> [WHAT THE TASK REQUIRES]
Go line by line through the data and copy those with the word "later".
Start of EXERCISE MATERIALS
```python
_c = ctypes
SYMBOLS = [
    ("sbg_version", _c.c_int, []),
    ("sbg_last_error", _c.c_char_p, []),
    ("sbg_bias_act", _c.c_int, [_c.c_void_p] * 6 + [_c.c_int, _c.c_int, _c.c_int, _c.c_float, _c.c_float, _c.c_float,
                                                   _c.c_int64, _c.c_int, _c.c_int64, _c.c_void_p]),
    ("sbg_upfirdn2d_tail_supported", _c.c_int, [_c.POINTER(UpfirdnParams)]),
    ("sbg_upfirdn2d", _c.c_int, [_c.POINTER(UpfirdnParams), _c.c_void_p]),
    ("sbg_upfirdn2d_dact_rows", _c.c_int64, [_c.POINTER(UpfirdnParams)]),
    ("sbg_upfirdn2d_separable_supported", _c.c_int, [_c.c_int] * 3),
    ("sbg_upfirdn2d_separable", _c.c_int, [_c.c_void_p] * 3 + [_c.c_int] * 11 + [_c.c_float, _c.c_void_p]),
    ("sbg_conv2d_igemm_workspace", _c.c_int64, [_c.POINTER(ConvParams)]),
    ("sbg_conv2d_igemm", _c.c_int, [_c.POINTER(ConvParams), _c.c_void_p]),
    ("sbg_conv2d_wgrad_workspace", _c.c_int64, [_c.POINTER(WgradParams)]),
    ("sbg_conv2d_wgrad", _c.c_int, [_c.POINTER(WgradParams), _c.c_void_p]),
    ("sbg_scale_nc", _c.c_int, [_c.c_void_p] * 4 + [_c.c_int, _c.c_int, _c.c_int, _c.c_int, _c.c_int64, _c.c_int64, _c.c_void_p]),
    ("sbg_scale_shift_nc", _c.c_int, [_c.c_void_p] * 4 + [_c.c_int, _c.c_int, _c.c_int, _c.c_int, _c.c_int64, _c.c_void_p]),
    ("sbg_sn_workspace", _c.c_int64, [_c.c_int, _c.c_int]),
    ("sbg_sn_power_iteration", _c.c_int, [_c.c_void_p] * 6 + [_c.c_int, _c.c_int, _c.c_float, _c.c_void_p]),
    ("sbg_mbstd_workspace", _c.c_int64, [_c.c_int] * 5),
    ("sbg_mbstd_fwd", _c.c_int, [_c.c_void_p] * 3 + [_c.c_int] * 5 + [_c.c_void_p]),
    ("sbg_mbstd_bwd", _c.c_int, [_c.c_void_p] * 3 + [_c.c_int] * 5 + [_c.c_void_p]),
    ("sbg_split_bf16_cat", _c.c_int, [_c.c_void_p, _c.c_void_p, _c.c_int64, _c.c_int64, _c.c_int64, _c.c_int, _c.POINTER(_c.c_int), _c.c_void_p]),
    ("sbg_split_bf16_cat_nd", _c.c_int, [_c.c_void_p, _c.POINTER(_c.c_int64), _c.POINTER(_c.c_int64), _c.c_int, _c.c_void_p, _c.c_int, _c.POINTER(_c.c_int), _c.c_void_p]),
    ("sbg_attention_supported", _c.c_int, [_c.c_int] * 4),
    ("sbg_attention_fwd", _c.c_int, [_c.c_void_p] * 4 + [_c.c_int] * 5 + [_c.c_void_p]),
    ("sbg_attention_bwd_supported", _c.c_int, [_c.c_int] * 4),
    ("sbg_attention_bwd_workspace", _c.c_int64, [_c.c_int, _c.c_int]),
    ("sbg_attention_bwd", _c.c_int, [_c.c_void_p] * 8 + [_c.c_int] * 5 + [_c.c_void_p]),
    ("sbg_dot_hw_splits", _c.c_int, [_c.c_int, _c.c_int, _c.c_int, _c.c_int64]),
    ("sbg_dot_hw", _c.c_int, [_c.c_void_p] * 3 + [_c.c_int, _c.c_int, _c.c_int, _c.c_int, _c.c_int64, _c.c_void_p]),
    ("sbg_moments_hw", _c.c_int, [_c.c_void_p, _c.c_void_p, _c.c_int, _c.c_int, _c.c_int, _c.c_int64, _c.c_void_p]),
    ("sbg_grouped_gemm", _c.c_int, [_c.c_void_p, _c.c_int, _c.c_void_p]),
    ("sbg_dot_hw_scale_supported", _c.c_int, [_c.c_int]),
    ("sbg_dot_hw_scale", _c.c_int, [_c.c_void_p] * 5 + [_c.c_int, _c.c_int, _c.c_int, _c.c_int64, _c.c_void_p]),
    ("sbg_modconv_bwd_supported", _c.c_int, [_c.c_int]),
    ("sbg_modconv_bwd", _c.c_int, [_c.c_void_p] * 8 + [_c.c_int, _c.c_int, _c.c_int, _c.c_int64, _c.c_int64, _c.c_int, _c.c_float, _c.c_float, _c.c_float, _c.c_void_p]),
    ("sbg_modconv_bwd_prescaled", _c.c_int, [_c.c_void_p] * 10 + [_c.c_int, _c.c_int, _c.c_int, _c.c_int64, _c.c_int64, _c.c_int, _c.c_float, _c.c_float, _c.c_float, _c.c_void_p]),
    ("sbg_pack_weight", _c.c_int, [_c.c_void_p, _c.c_void_p, _c.c_int, _c.c_int, _c.c_int, _c.c_int, _c.c_int] + [_c.c_int64] * 4
     + [_c.c_int, _c.c_float, _c.c_void_p, _c.c_void_p]),
    ("sbg_unpack_wgrad", _c.c_int, [_c.c_void_p, _c.c_int64, _c.c_int64, _c.c_void_p, _c.c_void_p, _c.c_void_p] + [_c.c_int] * 4
     + [_c.c_int64] * 4 + [_c.c_float, _c.c_void_p]),
    ("sbg_demod_coefs", _c.c_int, [_c.c_void_p] * 3 + [_c.c_int] * 3 + [_c.c_float, _c.c_void_p]),
    ("sbg_demod_coefs_bwd", _c.c_int, [_c.c_void_p] * 6 + [_c.c_int] * 3 + [_c.c_void_p]),
    ("sbg_torgb_supported", _c.c_int, [_c.c_int, _c.c_int]),
    ("sbg_torgb_bwd_blocks", _c.c_int, [_c.c_int, _c.c_int, _c.c_int64]),
    ("sbg_torgb_fwd", _c.c_int, [_c.c_void_p] * 4 + [_c.c_int] * 4 + [_c.c_int64, _c.c_float, _c.c_void_p]),
    ("sbg_torgb_bwd", _c.c_int, [_c.c_void_p] * 6 + [_c.c_int] * 4 + [_c.c_int64, _c.c_float, _c.c_void_p]),
    ("sbg_fromrgb_supported", _c.c_int, [_c.c_int] * 3),
    ("sbg_fromrgb_bwd_blocks", _c.c_int, [_c.c_int, _c.c_int64]),
    ("sbg_fromrgb_fwd", _c.c_int, [_c.c_void_p] * 4 + [_c.c_int] * 4 + [_c.c_int64, _c.c_int, _c.c_float, _c.c_float, _c.c_float, _c.c_void_p]),
    ("sbg_fromrgb_bwd", _c.c_int, [_c.c_void_p] * 6 + [_c.c_int] * 4 + [_c.c_int64, _c.c_int, _c.c_float, _c.c_float, _c.c_float, _c.c_void_p]),
    ("sbg_grid_sample2d", _c.c_int, [_c.POINTER(GridSampleParams), _c.c_void_p]),
    ("sbg_grid_sample2d_bwd", _c.c_int, [_c.POINTER(GridSampleParams), _c.c_void_p]),
    ("sbg_grid_sample2d_bwd_overwrites", _c.c_int, [_c.POINTER(GridSampleParams)]),
    ("sbg_color_transform", _c.c_int, [_c.c_void_p] * 3 + [_c.c_int, _c.c_int64, _c.c_void_p]),
    ("sbg_filter1d_batch", _c.c_int, [_c.c_void_p] * 3 + [_c.c_int] * 8 + [_c.c_void_p]),
    ("sbg_ppl_slerp_endpoints", _c.c_int, [_c.c_void_p] * 3 + [_c.c_float, _c.c_void_p, _c.c_int, _c.c_int, _c.c_void_p]),
    ("sbg_ppl_lerp_endpoints", _c.c_int, [_c.c_void_p] * 3 + [_c.c_float, _c.c_void_p, _c.c_int, _c.c_int64, _c.c_void_p]),
    ("sbg_ppl_prep_images", _c.c_int, [_c.c_void_p] * 2 + [_c.c_int] * 4 + [_c.c_int64] * 4 + [_c.c_int, _c.c_int, _c.c_void_p]),
    ("sbg_ppl_dist_workspace", _c.c_int64, [_c.c_int, _c.c_int64]),
    ("sbg_ppl_dist", _c.c_int, [_c.c_void_p] * 3 + [_c.c_int, _c.c_int64, _c.c_float, _c.c_void_p]),
    ("sbg_proj_noise_reg_workspace", _c.c_int64, [_c.c_void_p, _c.c_int]),
    ("sbg_proj_noise_reg", _c.c_int, [_c.c_void_p] * 2 + [_c.c_int] + [_c.c_void_p] * 4),
    ("sbg_proj_noise_reg_bwd", _c.c_int, [_c.c_void_p] * 3 + [_c.c_int] + [_c.c_void_p] * 4),
    ("sbg_proj_noise_normalize_workspace", _c.c_int64, [_c.c_void_p, _c.c_int]),
    ("sbg_proj_noise_normalize", _c.c_int, [_c.c_void_p] * 2 + [_c.c_int] + [_c.c_void_p] * 2),
    ("sbg_proj_sqdist_workspace", _c.c_int64, [_c.c_int64]),
    ("sbg_proj_sqdist", _c.c_int, [_c.c_void_p] * 4 + [_c.c_int64, _c.c_void_p]),
    ("sbg_proj_sqdist_bwd", _c.c_int, [_c.c_void_p] * 4 + [_c.c_int64, _c.c_void_p]),
    ("sbg_img_quantize_tile", _c.c_int, [_c.c_void_p] * 2 + [_c.c_int] * 4 + [_c.c_int64] * 4 + [_c.c_int] * 4 + [_c.c_float] * 2 + [_c.c_void_p]),
    ("sbg_ws_truncate_mix", _c.c_int, [_c.c_void_p] * 2 + [_c.c_float] + [_c.c_void_p] * 4 + [_c.c_int] * 5 + [_c.c_void_p]),
    ("sbg_u8_resample_h", _c.c_int, [_c.c_void_p, _c.c_int64, _c.c_int64] * 2 + [_c.c_int] * 5 + [_c.c_void_p] * 2 + [_c.c_int] * 3 + [_c.c_void_p]),
    ("sbg_u8_resample_v", _c.c_int, [_c.c_void_p, _c.c_int64, _c.c_int64] * 2 + [_c.c_int] * 4 + [_c.c_void_p] * 2 + [_c.c_int, _c.c_void_p]),
    ("sbg_knn_workspace", _c.c_int64, [_c.c_int] * 4),
    ("sbg_knn_kth_radius", _c.c_int, [_c.c_void_p] * 2 + [_c.c_int, _c.c_int, _c.c_int64, _c.c_int] + [_c.c_void_p] * 3),
    ("sbg_knn_in_manifold", _c.c_int, [_c.c_void_p] * 3 + [_c.c_int, _c.c_int, _c.c_int64] + [_c.c_void_p] * 3),
    ("sbg_knn_probe_workspace", _c.c_int64, [_c.c_int] * 2),
    ("sbg_knn_probe", _c.c_int, [_c.c_void_p] * 3 + [_c.c_int, _c.c_int, _c.c_int64] + [_c.c_void_p] * 4),
    ("sbg_grad_finish_records", _c.c_int64, [_c.c_int64]),
    ("sbg_grad_finish_sweep", _c.c_int, [_c.c_void_p, _c.c_int64, _c.c_float, _c.c_void_p, _c.c_void_p]),
    ("sbg_grad_finish_merge", _c.c_int, [_c.c_void_p, _c.c_int64, _c.c_void_p, _c.c_void_p]),
    ("sbg_u8_gather_images", _c.c_int, [_c.c_void_p, _c.c_int64, _c.c_int, _c.c_int, _c.c_int, _c.c_void_p, _c.c_void_p, _c.c_int, _c.c_void_p, _c.c_int,
                                        _c.c_void_p, _c.c_void_p]),
    ("sbg_diffaug_workspace", _c.c_int64, [_c.c_int] * 4),
    ("sbg_diffaug_fwd", _c.c_int, [_c.c_void_p] * 4 + [_c.c_int] * 5 + [_c.c_void_p]),
    ("sbg_diffaug_adj", _c.c_int, [_c.c_void_p] * 4 + [_c.c_int] * 4 + [_c.c_void_p]),
    ("sbg_prof_enable", _c.c_int, [_c.c_int]),
    ("sbg_prof_fetch", _c.c_int, [_c.POINTER(ProfRecord), _c.c_int]),
]


def load():
    global _lib
    if _lib is not None:
        return _lib
    with _lock:
        if _lib is not None:
            return _lib
        if not os.path.isfile(LIB_PATH):
            raise RuntimeError(
                f"style_big_gan_amd: HIP extension {LIB_PATH} not found. Build it with "
                f"`make -C {os.path.join(_HERE, 'csrc')}` or `python -c 'import __graft_entry__ as g; g.build()'`. "
                "There is no CPU fallback.")
        lib = ctypes.CDLL(LIB_PATH)
        for name, restype, argtypes in SYMBOLS:
            fn = getattr(lib, name)
            fn.restype = restype
            fn.argtypes = argtypes
        _lib = lib
    return _lib


def check(status, what):
    if status != 0:
        msg = load().sbg_last_error()
        raise RuntimeError(f"{what} failed (status {status}): {msg.decode() if msg else ''}")


def stream_ptr(device=None):
    return ctypes.c_void_p(torch.cuda.current_stream(device).cuda_stream)


def ptr(t):
    return ctypes.c_void_p(t.data_ptr()) if t is not None else None


def require_cuda(t, what):
    if t.device.type != "cuda":
        raise RuntimeError(
            f"{what}: tensor is on '{t.device}'. style_big_gan_amd ops run only as HIP kernels on a ROCm device "
            "(device type 'cuda'); there is no CPU path in the product (the CPU restatement lives in oracle/ and is test-only).")


def require_dtype(t, dtype, what):
    if t.dtype != dtype:
        raise RuntimeError(f"{what}: expects {str(dtype).replace('torch.', '')}, got {t.dtype}")
    return t


def workspace(nbytes, device, what):
    if nbytes < 0:
        check(1, what)
    return torch.empty([max((nbytes + 3) // 4, 1)], dtype=torch.float32, device=device)


def prof_enable(on):
    return load().sbg_prof_enable(int(bool(on)))


def prof_fetch():
    lib = load()
    n = lib.sbg_prof_fetch(None, 0)
    if n <= 0:
        return []
    buf = (ProfRecord * n)()
    n = lib.sbg_prof_fetch(buf, n)
    return [dict(kind=KERNEL_KINDS.get(r.kind, str(r.kind)), dims=tuple(r.dims), flops=r.flops, bytes=r.bytes, ms=r.ms) for r in buf[:n]]
```

style-big-gan_amd/csrc/conv_wgrad.hip:

```cpp
#include "conv_common.h"
#include "lds_asm.h"

namespace {

struct bf16_mfma {}; struct f16_mfma {};
template <class MF> struct Mfma;
template <> struct Mfma<bf16_mfma> {
    static __device__ __forceinline__ float4_t run(short8_t a, short8_t b, float4_t c) {
        return __builtin_amdgcn_mfma_f32_16x16x32_bf16(__builtin_bit_cast(bf16x8_t, a), __builtin_bit_cast(bf16x8_t, b), c, 0, 0, 0);
    }
};
template <> struct Mfma<f16_mfma> {
    static __device__ __forceinline__ float4_t run(short8_t a, short8_t b, float4_t c) {
        return __builtin_amdgcn_mfma_f32_16x16x32_f16(__builtin_bit_cast(f16x8_t, a), __builtin_bit_cast(f16x8_t, b), c, 0, 0, 0);
    }
};

struct WgradArgs {
    const unsigned short* a; const unsigned short* b; float* out; float* ws;
    int N, PH, PW, Ca, BH, BW, Cb;
    int64_t as_n, as_h, as_w, bs_n, bs_h, bs_w;
    int stride, ntaps;
    int tap_dy[SBG_MAX_TAPS], tap_dx[SBG_MAX_TAPS];
    int accumulate;
// ... 196 lines not shown
    const int xblocks = p.PW >> 5;
    const int dy0 = p.tap_dy[0], dx0 = p.tap_dx[0];

    __amdgpu_buffer_rsrc_t ar = __builtin_amdgcn_make_buffer_rsrc((void*)p.a, 0, (int)a_bytes, 0x00020000);
    __amdgpu_buffer_rsrc_t br = __builtin_amdgcn_make_buffer_rsrc((void*)p.b, 0, (int)b_bytes, 0x00020000);

    const int drow = lane >> 3, dchunk = lane & 7;
    auto src_chunk = [&](int R) { return (((dchunk >> 1) ^ ((R >> 1) & 3)) << 1) | (dchunk & 1); };

    struct ChunkC { int py, n, px0; unsigned char* st; };
    auto chunk_coords = [&](int loc) -> ChunkC {
        const int c = chunk_begin + loc;
        const int xb = c % xblocks, rowid = c / xblocks;
        ChunkC r; r.py = rowid % p.PH; r.n = rowid / p.PH; r.px0 = xb << 5; r.st = smem + (loc % NSTAGE) * STAGE;
        return r;
    };
    auto issue_piece = [&](const ChunkC& cc, int i) {
        const int py = cc.py, n = cc.n, px0 = cc.px0;
        unsigned char* st = cc.st;
        {
            const int piece = wave + NWAVE * i;
            if (piece < APIECES) {
                const int R = (piece & 3) * 8 + drow;
                const int ch = ca0 + (piece >> 2) * 64 + src_chunk(R) * 8;
                const unsigned okm = 0u - (unsigned)(ch < p.Ca);
                const unsigned real = (unsigned)(n * (int)p.as_n + py * (int)p.as_h + (px0 + R) * (int)p.as_w + ch) * 2u;
                __builtin_amdgcn_raw_ptr_buffer_load_lds(ar, (lds_void_ptr)(st + piece * 1024), 16, (real & okm) | (SBG_OOB_OFFSET & ~okm), 0, 0, 0);
            } else {
                const int q = piece - APIECES;
                const int r = q / PPR, jb = q - r * PPR;
                const int R = r * PROW + jb * 8 + drow;
                constexpr int NEVEN = (PCOLS + 1) / 2, EVROWS = ((NEVEN + 7) / 8) * 8;
                const int pcol = (S == 1) ? jb * 8 + drow : (jb * 8 < EVROWS ? 2 * (jb * 8 + drow) : 2 * (jb * 8 - EVROWS + drow) + 1);
                const int by = S * py + dy0 + r, bx = S * px0 + dx0 + pcol;
                const int ch = cb0 + src_chunk(R) * 8;
                const unsigned okm = 0u - (unsigned)((q < 3 * PPR) & (pcol < PCOLS) & ((unsigned)by < (unsigned)p.BH) & ((unsigned)bx < (unsigned)p.BW) & (ch < p.Cb));
                const unsigned real = (unsigned)(n * (int)p.bs_n + by * (int)p.bs_h + bx * (int)p.bs_w + ch) * 2u;
                unsigned char* dst = (q < 3 * PPR) ? st + A_BYTES + q * 1024 : smem + DUMP;
                __builtin_amdgcn_raw_ptr_buffer_load_lds(br, (lds_void_ptr)dst, 16, (real & okm) | (SBG_OOB_OFFSET & ~okm), 0, 0, 0);
            }
        }
    };
    auto issue = [&](int loc) {
        const ChunkC cc = chunk_coords(loc);
#pragma unroll
        for (int i = 0; i < PIECES; i++) issue_piece(cc, i);
    };
    constexpr bool late = true;

    const int wa = (wave >> 2) * (BCA / 2), wb = (wave & 3) * 16;
    const int fi = lane & 15, fg = lane >> 4, fq = fi >> 2, fp = fi & 3;
    const unsigned lds_base = (unsigned)(uintptr_t)((lds_void_ptr)smem);
    float4_t acc[NT][TA];
#pragma unroll
    for (int t = 0; t < NT; t++)
#pragma unroll
        for (int i = 0; i < TA; i++) acc[t][i] = float4_t{0.f, 0.f, 0.f, 0.f};

    auto frag_off = [&](int Rrel, int col) {
        const int chunk = (col >> 3) + (fp >> 1);
        const int sw = (((chunk >> 1) ^ ((Rrel >> 1) & 3)) << 1) | (chunk & 1);
        return Rrel * 128 + sw * 16 + (fp & 1) * 8;
    };
    int offA[TA], offB[3];
#pragma unroll
    for (int i = 0; i < TA; i++) {
        const int col = wa + 16 * i;
        offA[i] = (col >> 6) * 4096 + frag_off(4 * fg + fq, col & 63);
    }
#pragma unroll
    for (int d = 0; d < 3; d++) {
        constexpr int EVROWS_ = (((PCOLS + 1) / 2 + 7) / 8) * 8;
        offB[d] = frag_off((S == 1 ? d : (d & 1) * EVROWS_ + (d >> 1)) + 4 * fg + fq, wb);
    }
    auto read_frag = [&](const unsigned char* base, int off, int hi_off) -> short8_t {
        short4_t lo = lds_tr_read(base + off), hi = lds_tr_read(base + off + hi_off);
        return short8_t{lo[0], lo[1], lo[2], lo[3], hi[0], hi[1], hi[2], hi[3]};
    };

#pragma unroll
    for (int s = 0; s < DEPTH; s++) if (s < nloc) issue(s);
    for (int s = 0; s < nloc; s++) {
        {
            const int later = nloc - 1 - s;
            if (DEPTH >= 2 && later >= DEPTH - 1) asm volatile("s_waitcnt vmcnt(%0)" :: "n"((DEPTH - 1) * PIECES) : "memory");
            else if (DEPTH >= 3 && later == DEPTH - 2) asm volatile("s_waitcnt vmcnt(%0)" :: "n"((DEPTH >= 3 ? DEPTH - 2 : 0) * PIECES) : "memory");
            else if (DEPTH >= 4 && later == DEPTH - 3) asm volatile("s_waitcnt vmcnt(%0)" :: "n"((DEPTH >= 4 ? DEPTH - 3 : 0) * PIECES) : "memory");
            else if (DEPTH >= 5 && later == DEPTH - 4) asm volatile("s_waitcnt vmcnt(%0)" :: "n"((DEPTH >= 5 ? DEPTH - 4 : 0) * PIECES) : "memory");
            else                                       asm volatile("s_waitcnt vmcnt(0)" ::: "memory");
        }
        __builtin_amdgcn_s_barrier();
        const bool more = s + DEPTH < nloc;
        ChunkC nxt = chunk_coords(more ? s + DEPTH : s);
        if (more && !late) {
#pragma unroll
            for (int i = 0; i < PIECES; i++) issue_piece(nxt, i);
        }
        const unsigned stage = lds_base + (unsigned)((s % NSTAGE) * STAGE);
        short4_t alo[TA], ahi[TA], blo[3], bhi[3];
        sbg_static_for<TA>([&](auto it) {
            constexpr int i = decltype(it)::value;
            lds_tr_issue<0>(alo[i], stage + (unsigned)offA[i]);
            lds_tr_issue<16 * 128>(ahi[i], stage + (unsigned)offA[i]);
        });
        unsigned pb[3];
#pragma unroll
        for (int d = 0; d < 3; d++) pb[d] = stage + (unsigned)offB[d];
        auto issue_b = [&](auto tt) {
            constexpr int t = decltype(tt)::value, dyi = t / 3, dxi = t % 3, OFF = A_BYTES + dyi * PROW * 128;
            lds_tr_issue<OFF>(blo[t % 3], pb[dxi]);
            lds_tr_issue<OFF + 16 * 128>(bhi[t % 3], pb[dxi]);
        };
        issue_b(std::integral_constant<int, 0>{});
        issue_b(std::integral_constant<int, 1>{});
        sbg_static_for<9>([&](auto tt) {
            constexpr int t = decltype(tt)::value;
            if constexpr (t + 2 < 9) issue_b(std::integral_constant<int, t + 2>{});
            lds_wait<(t + 2 < 9 ? 4 : t + 1 < 9 ? 2 : 0)>(blo[t % 3], bhi[t % 3]);
            const short8_t fb = short8_t{blo[t % 3][0], blo[t % 3][1], blo[t % 3][2], blo[t % 3][3], bhi[t % 3][0], bhi[t % 3][1], bhi[t % 3][2], bhi[t % 3][3]};
#pragma unroll
            for (int i = 0; i < TA; i++) {
                const short8_t fa_i = short8_t{alo[i][0], alo[i][1], alo[i][2], alo[i][3], ahi[i][0], ahi[i][1], ahi[i][2], ahi[i][3]};
                acc[t][i] = Mfma<MF>::run(fa_i, fb, acc[t][i]);
            }
            if (more && late) {
                sbg_static_for<PIECES>([&](auto pt) {
                    constexpr int i = decltype(pt)::value;
                    if constexpr (i * 9 / PIECES == t) issue_piece(nxt, i);
                });
            }
        });
    }

    const bool direct = (p.nsplit == 1);
    float* dst_base = direct ? p.out : p.ws + (int64_t)split * p.ntaps_total * p.Ca * p.Cb;
    const int cb = cb0 + wb + fi;
#pragma unroll
    for (int t = 0; t < NT; t++) {
        if (t >= p.ntaps || cb >= p.Cb) continue;
        float* slab = dst_base + (int64_t)(p.tap0 + t) * p.Ca * p.Cb;
#pragma unroll
        for (int i = 0; i < TA; i++)
#pragma unroll
            for (int e = 0; e < 4; e++) {
                const int ca = ca0 + wa + 16 * i + 4 * fg + e;
                if (ca >= p.Ca) continue;
                float* d = slab + (int64_t)ca * p.Cb + cb;
                const float v = acc[t][i][e];
                *d = (direct && p.accumulate) ? *d + v : v;
            }
    }
}
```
End of EXERCISE MATERIALS
> [FINISHED EXERCISE]
            const int later = nloc - 1 - s;
            if (DEPTH >= 2 && later >= DEPTH - 1) asm volatile("s_waitcnt vmcnt(%0)" :: "n"((DEPTH - 1) * PIECES) : "memory");
            else if (DEPTH >= 3 && later == DEPTH - 2) asm volatile("s_waitcnt vmcnt(%0)" :: "n"((DEPTH >= 3 ? DEPTH - 2 : 0) * PIECES) : "memory");
            else if (DEPTH >= 4 && later == DEPTH - 3) asm volatile("s_waitcnt vmcnt(%0)" :: "n"((DEPTH >= 4 ? DEPTH - 3 : 0) * PIECES) : "memory");
            else if (DEPTH >= 5 && later == DEPTH - 4) asm volatile("s_waitcnt vmcnt(%0)" :: "n"((DEPTH >= 5 ? DEPTH - 4 : 0) * PIECES) : "memory");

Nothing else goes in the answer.